▶ TO DO: Given the material below, return only the lines starting at the line with "# david-jk/BigGAN-Tensorflow" and ending at the line with "Measured on AMD", exactly as they appear.

★ ★ ★ ★

## Files before the change

### myochallenge_amd/csrc/myo_ppo_mlp.h

```cpp
#pragma once
#ifndef MYO_EMU
#include "myo_act.h"

typedef __attribute__((ext_vector_type(8))) __bf16 myo_bf16x8;
typedef __attribute__((ext_vector_type(4))) float myo_f32x4;

#define MLP_H 256
#define MLP_OPMAX 128
#define MLP_APM 48
#define MLP_AKP 64
#define MLP_XS (MLP_OPMAX + 8)
#define MLP_HS (MLP_H + 8)
#define MLP_DS (MLP_AKP + 8)
#define MLP_SOS 49
#define MLP_SPLITK 16

struct MlpImages { unsigned short *W1p, *W2, *W2T, *Whp, *WhT; float* bias; };
static inline MlpImages mlp_images_carve(unsigned char* base, int OP, size_t* bytes) {
  size_t o = 0;
  auto take = [&](size_t n) { unsigned char* p = base ? base + o : nullptr; o += (n + 255) / 256 * 256; return p; };
  const size_t H = MLP_H;
  MlpImages w;
  w.W1p = (unsigned short*)take(2 * H * OP * 2); w.W2 = (unsigned short*)take(2 * H * H * 2); w.W2T = (unsigned short*)take(2 * H * H * 2);
  w.Whp = (unsigned short*)take(2 * MLP_APM * H * 2); w.WhT = (unsigned short*)take(2 * H * MLP_AKP * 2);
// ... 114 lines not shown
  if (t == 0) { part[3 * blockIdx.x] = (float)n; part[3 * blockIdx.x + 1] = mean; part[3 * blockIdx.x + 2] = (red[0] + red[1]) + (red[2] + red[3]); }
}
__global__ void __launch_bounds__(256) k_adv_merge(const float* __restrict__ part_all, int nb, int B, float* __restrict__ stats) {
  __shared__ float sp[3 * MLP_ADV_BLOCKS];
  const int t = threadIdx.x;
  if (t < 3 * nb) sp[t] = part_all[(size_t)blockIdx.x * 3 * nb + t];
  __syncthreads();
  if (t == 0) mlp_adv_merge(sp, nb, B, stats + 2 * blockIdx.x);
}

struct MlpImgTarget {
  MlpImages img;
  int off_W1[2], off_b1[2], off_W2[2], off_b2[2], off_Wh[2], off_bh[2];
  int O, OP, A;
};
__device__ __forceinline__ void mlp_img_store(const MlpImgTarget& T, int i, float x) {
  constexpr unsigned H = MLP_H;
#pragma unroll
  for (int net = 0; net < 2; ++net) {
    const unsigned Ah = net == 0 ? (unsigned)T.A : 1u;
    unsigned j = (unsigned)(i - T.off_W2[net]);
    if (j < H * H) {
      const unsigned short v = mlp_f2bf(x);
      T.img.W2[net * H * H + j] = v;
      T.img.W2T[net * H * H + (j % H) * H + j / H] = v;
      return;
    }
    j = (unsigned)(i - T.off_W1[net]);
    if (j < H * (unsigned)T.O) { const unsigned o = j / (unsigned)T.O; T.img.W1p[net * H * T.OP + o * T.OP + (j - o * T.O)] = mlp_f2bf(x); return; }
    j = (unsigned)(i - T.off_Wh[net]);
    if (j < Ah * H) {
      const unsigned short v = mlp_f2bf(x);
      T.img.Whp[net * MLP_APM * H + j] = v;
      T.img.WhT[net * H * MLP_AKP + (j % H) * MLP_AKP + j / H] = v;
      return;
    }
    j = (unsigned)(i - T.off_b1[net]);
    if (j < H) { T.img.bias[net * H + j] = x; return; }
    j = (unsigned)(i - T.off_b2[net]);
    if (j < H) { T.img.bias[2 * H + net * H + j] = x; return; }
    j = (unsigned)(i - T.off_bh[net]);
    if (j < Ah) { T.img.bias[4 * H + net * MLP_APM + j] = x; return; }
  }
}

template <int KSTEPS>
__device__ __forceinline__ void mlp_load_w(myo_bf16x8 (&bw)[8][4], const unsigned short* Wg, int w_stride, int n0, int lm, int lq) {
#pragma unroll
  for (int ks = 0; ks < KSTEPS; ++ks)
#pragma unroll
    for (int nt = 0; nt < 4; ++nt) bw[ks][nt] = *reinterpret_cast<const myo_bf16x8*>(Wg + (size_t)(n0 + 16 * nt + lm) * w_stride + 32 * ks + 8 * lq);
  __builtin_amdgcn_sched_barrier(0);
}
template <int KSTEPS, int MT>
__device__ __forceinline__ void mlp_mma_slab(myo_f32x4 (&acc)[MT][4], const unsigned short* As, int as_stride, const myo_bf16x8 (&bw)[8][4],
                                             int lm, int lq) {
#pragma unroll
  for (int mt = 0; mt < MT; ++mt)
#pragma unroll
    for (int nt = 0; nt < 4; ++nt) acc[mt][nt] = myo_f32x4{0.f, 0.f, 0.f, 0.f};
#pragma unroll
  for (int ks = 0; ks < KSTEPS; ++ks) {
#pragma unroll
    for (int m2 = 0; m2 < MT; m2 += 2) {
      myo_bf16x8 a[2];
#pragma unroll
      for (int mt = 0; mt < 2; ++mt) a[mt] = *reinterpret_cast<const myo_bf16x8*>(As + (16 * (m2 + mt) + lm) * as_stride + 32 * ks + 8 * lq);
#pragma unroll
      for (int mt = 0; mt < 2; ++mt)
#pragma unroll
        for (int nt = 0; nt < 4; ++nt) acc[m2 + mt][nt] = __builtin_amdgcn_mfma_f32_16x16x32_bf16(a[mt], bw[ks][nt], acc[m2 + mt][nt], 0, 0, 0);
    }
  }
  __builtin_amdgcn_sched_barrier(0);
}

#ifdef MLP_PROF
__device__ unsigned long long g_mlp_prof[16];
#ifndef MLP_PROF_NET
#define MLP_PROF_NET 0
#endif
#define MLP_STAMP(k) { __syncthreads(); if (threadIdx.x == 0 && blockIdx.x == 3 && blockIdx.y == MLP_PROF_NET) g_mlp_prof[k] = wall_clock64(); }
extern "C" int myo_debug_mlp_prof(unsigned long long* out) { return (int)hipMemcpyFromSymbol(out, HIP_SYMBOL(g_mlp_prof), sizeof g_mlp_prof); }
#else
#define MLP_STAMP(k)
#endif

#ifndef MLP_BM
#define MLP_BM 32
#endif
#define MLP_FWDBWD_LDS (512 + MLP_BM * MLP_XS * 2 + MLP_BM * MLP_HS * 2 + MLP_BM * MLP_SOS * 4 + MLP_BM * MLP_DS * 2 + 128 * 4 + 192 * 4)

template <int ACT>
__device__ __forceinline__ float mlp_act(float x) { return ACT == MYO_ACT_TANH ? myo_act_tanh(x) : fmaxf(x, 0.f); }

template <int MT>
__device__ __forceinline__ void mlp_store_act_tanh(const myo_f32x4 (&acc)[MT][4], const float (&bb)[4], unsigned short* Hs, unsigned short* HT,
                                                   size_t B, int r0, int n0, int lm, int lq) {
#pragma unroll
  for (int mt = 0; mt < MT; ++mt)
#pragma unroll
    for (int nt = 0; nt < 4; ++nt) {
      const int n = n0 + 16 * nt + lm, m = 16 * mt + 4 * lq;
      unsigned short h[4];
#pragma unroll
      for (int r = 0; r < 4; ++r) { h[r] = mlp_f2bf(mlp_act<MYO_ACT_TANH>(acc[mt][nt][r] + bb[nt])); Hs[(m + r) * MLP_HS + n] = h[r]; }
      *reinterpret_cast<uint2*>(HT + (size_t)n * B + r0 + m) = make_uint2((unsigned)h[0] | ((unsigned)h[1] << 16), (unsigned)h[2] | ((unsigned)h[3] << 16));
    }
}
template <int MT>
__device__ __forceinline__ void mlp_load_act(uint2 (&hv)[MT][4], const unsigned short* HT, size_t B, int r0, int n0, int lm, int lq) {
#pragma unroll
  for (int mt = 0; mt < MT; ++mt)
#pragma unroll
    for (int nt = 0; nt < 4; ++nt) hv[mt][nt] = *reinterpret_cast<const uint2*>(HT + (size_t)(n0 + 16 * nt + lm) * B + r0 + 16 * mt + 4 * lq);
  __builtin_amdgcn_sched_barrier(0);
}
template <int MT, bool TO_LDS>
__device__ __forceinline__ void mlp_store_grad_tanh(const myo_f32x4 (&acc)[MT][4], const uint2 (&hv)[MT][4], unsigned short* Hs, unsigned short* HT,
                                                    size_t B, int r0, int n0, int lm, int lq) {
#pragma unroll
  for (int mt = 0; mt < MT; ++mt)
#pragma unroll
    for (int nt = 0; nt < 4; ++nt) {
      const int n = n0 + 16 * nt + lm, m = 16 * mt + 4 * lq;
      const float hf[4] = {__uint_as_float(hv[mt][nt].x << 16), __uint_as_float(hv[mt][nt].x & 0xffff0000u),
                           __uint_as_float(hv[mt][nt].y << 16), __uint_as_float(hv[mt][nt].y & 0xffff0000u)};
      unsigned short h[4];
#pragma unroll
      for (int r = 0; r < 4; ++r) {
        h[r] = mlp_f2bf(mlp_bf2f(mlp_f2bf(acc[mt][nt][r])) * fmaf(-hf[r], hf[r], 1.f));
        if (TO_LDS) Hs[(m + r) * MLP_HS + n] = h[r];
      }
      *reinterpret_cast<uint2*>(HT + (size_t)n * B + r0 + m) = make_uint2((unsigned)h[0] | ((unsigned)h[1] << 16), (unsigned)h[2] | ((unsigned)h[3] << 16));
    }
}
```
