# david-jk/BigGAN-Tensorflow

Measured on AMD Instinct MI355X. Metric: BigGAN-128 train-step images/sec, higher is better.
Workload: dtype bf16; 1 GPU; BigGAN-128 ch=96 bf16 (BASELINE config 3: global batch 256, 32/GPU over 8 GPUs); img_size=128, ch=96, per_gpu_batch=256, global_batch=256, da_policy=full, g_regularization=ortho_cosine, n_labels=0, gan_type=hinge, hip_graph=False, precision=bf16, parallelism=dp1

## Files before the change

### biggan-tensorflow_amd/csrc/igemm16.hip

```cpp
#include <stdlib.h>

#include "common.h"
#include "igemm.h"
#include "igemm16.h"
#include <type_traits>
#include "igemm_dev.h"

namespace bg {

typedef float f32x4_t __attribute__((ext_vector_type(4)));
typedef float f32x16_t __attribute__((ext_vector_type(16)));
typedef __bf16 bf16x8_t __attribute__((ext_vector_type(8)));
typedef short s16x4v __attribute__((ext_vector_type(4)));
typedef short s16x8v __attribute__((ext_vector_type(8)));
typedef __attribute__((address_space(3))) void lds_void_t;
typedef __attribute__((address_space(1))) const void gbl_void_t;
typedef __attribute__((address_space(3))) s16x4v lds_s16x4v;

__device__ uint4 g_zero_page[1024];

__device__ __forceinline__ void glds16(const void* src, unsigned char* lds_wave_base) {
    __builtin_amdgcn_global_load_lds((gbl_void_t*)src, (lds_void_t*)lds_wave_base, 16, 0, 0);
}

__device__ __forceinline__ void glds16_asm(const void* src, uint32_t lds_byte_addr) {
    unsigned keep;
    const uint32_t dst = __builtin_amdgcn_readfirstlane(lds_byte_addr);
    asm volatile("s_mov_b32 %0, m0\n\ts_mov_b32 m0, %2\n\ts_nop 0\n\tglobal_load_lds_dwordx4 %1, off\n\ts_mov_b32 m0, %0"
                 : "=&s"(keep)
                 : "v"(src), "s"(dst)
                 : "memory");
}

__device__ __forceinline__ uint32_t pack_bf16x2(float a, float b) {
    typedef __bf16 bf16x2_t __attribute__((ext_vector_type(2)));
    bf16x2_t v;
    v[0] = (__bf16)a;
    v[1] = (__bf16)b;
    return __builtin_bit_cast(uint32_t, v);
}
__device__ __forceinline__ float bf16_lo(uint32_t u) { return __builtin_bit_cast(float, u << 16); }
__device__ __forceinline__ float bf16_hi(uint32_t u) { return __builtin_bit_cast(float, u & 0xffff0000u); }

constexpr int NN16_BM = 128;
constexpr int NN16_TAPS = 4;
constexpr int NN16_RING_TAPS = 8;
constexpr int nn16_lds_bytes(int TN, int TAPS = NN16_TAPS) {
    const int stage = (NN16_BM + 32 * TN) * 128;
    const int epi = NN16_BM * (32 * TN + 4) * 4;
    const int tab = 2 * TAPS * NN16_BM * 4;
    return (2 * stage + tab > epi ? 2 * stage + tab : epi) + NN16_BM * 4 + 16;
}
constexpr int nn16_pipe_lds_bytes(int TN, int WM, int TAPS = NN16_TAPS) {
    const int bm = 64 * WM;
    return 3 * (bm + 32 * TN) * 64 + TAPS * bm * (4 + 2) + bm * 4 + 16;
}
constexpr int NN16_NOSRC = -(1 << 30);

template <int MODE>
__device__ __forceinline__ int64_t nn16_src_off(const Gather& g, const RowPos& r, int kh, int kw) {
    int h, w;
    if (MODE == GATHER_CONV) {
        h = conv_src(r.ho, kh, g.stride, g.pad, g.reflect, g.Hs);
        w = conv_src(r.wo, kw, g.stride, g.pad, g.reflect, g.Ws);
    } else {
        h = tconv_src_from_num(r.ho + g.pad - kh, g.stride, g.Hs);
        w = tconv_src_from_num(r.wo + g.pad - kw, g.stride, g.Ws);
    }
    const bool ok = r.valid && h >= 0 && w >= 0;
    const int pix = (r.b * g.Hs + h) * g.Ws + w;
    return ok ? (int64_t)pix * g.ld : (int64_t)-1;
}

constexpr int NN16_NOMIRROR = -(1 << 20);
__device__ __forceinline__ int nn16_mirror_pos(int o, int n, bool hi) {
    return o == 1 ? -1 : ((hi && o == n - 2) ? n : NN16_NOMIRROR);
}

template <int MODE, bool PM, bool RING = false>
__device__ __forceinline__ RowPos nn16_row(const NN16Params& p, int m, int ph, int pw) {
    RowPos r;
    if (PM) {
        r.valid = m < p.M;
        const int pos = m / p.g.Nb;
        r.b = m - pos * p.g.Nb;
        if (RING) {
            const int L = p.ring_lines, first = L * p.g.Wo;
            if (pos < first) {
                const int line = pos / p.g.Wo;
                r.ho = line == 0 ? 1 : p.g.Ho - 2;
                r.wo = pos - line * p.g.Wo;
            } else {
                const int per = p.g.Ho - L, q = pos - first;
                const int line = q / per, idx = q - line * per;
                r.wo = line == 0 ? 1 : p.g.Wo - 2;
                r.ho = idx == 0 ? 0 : ((L == 2 && idx > p.g.Ho - 4) ? p.g.Ho - 1 : idx + 1);
            }
            return r;
        }
        const int hq = pos / p.g.Wq;
        r.ho = hq * p.g.pstep + ph;
        r.wo = (pos - hq * p.g.Wq) * p.g.pstep + pw;
        return r;
    }
    if (MODE == GATHER_PLAIN || !p.pow2) return decompose_row<MODE>(p.g, m, p.M, ph, pw);
    r.valid = m < p.M;
    const int wq = m & (p.g.Wq - 1);
    const int t = m >> p.wq_shift;
    const int hq = t & (p.g.Hq - 1);
    r.b = t >> p.hq_shift;
    r.ho = hq * p.g.pstep + ph;
    r.wo = wq * p.g.pstep + pw;
    return r;
}
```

★ ★ ★ ★

▶ OUTPUT BELOW:
# david-jk/BigGAN-Tensorflow

Measured on AMD Instinct MI355X. Metric: BigGAN-128 train-step images/sec, higher is better.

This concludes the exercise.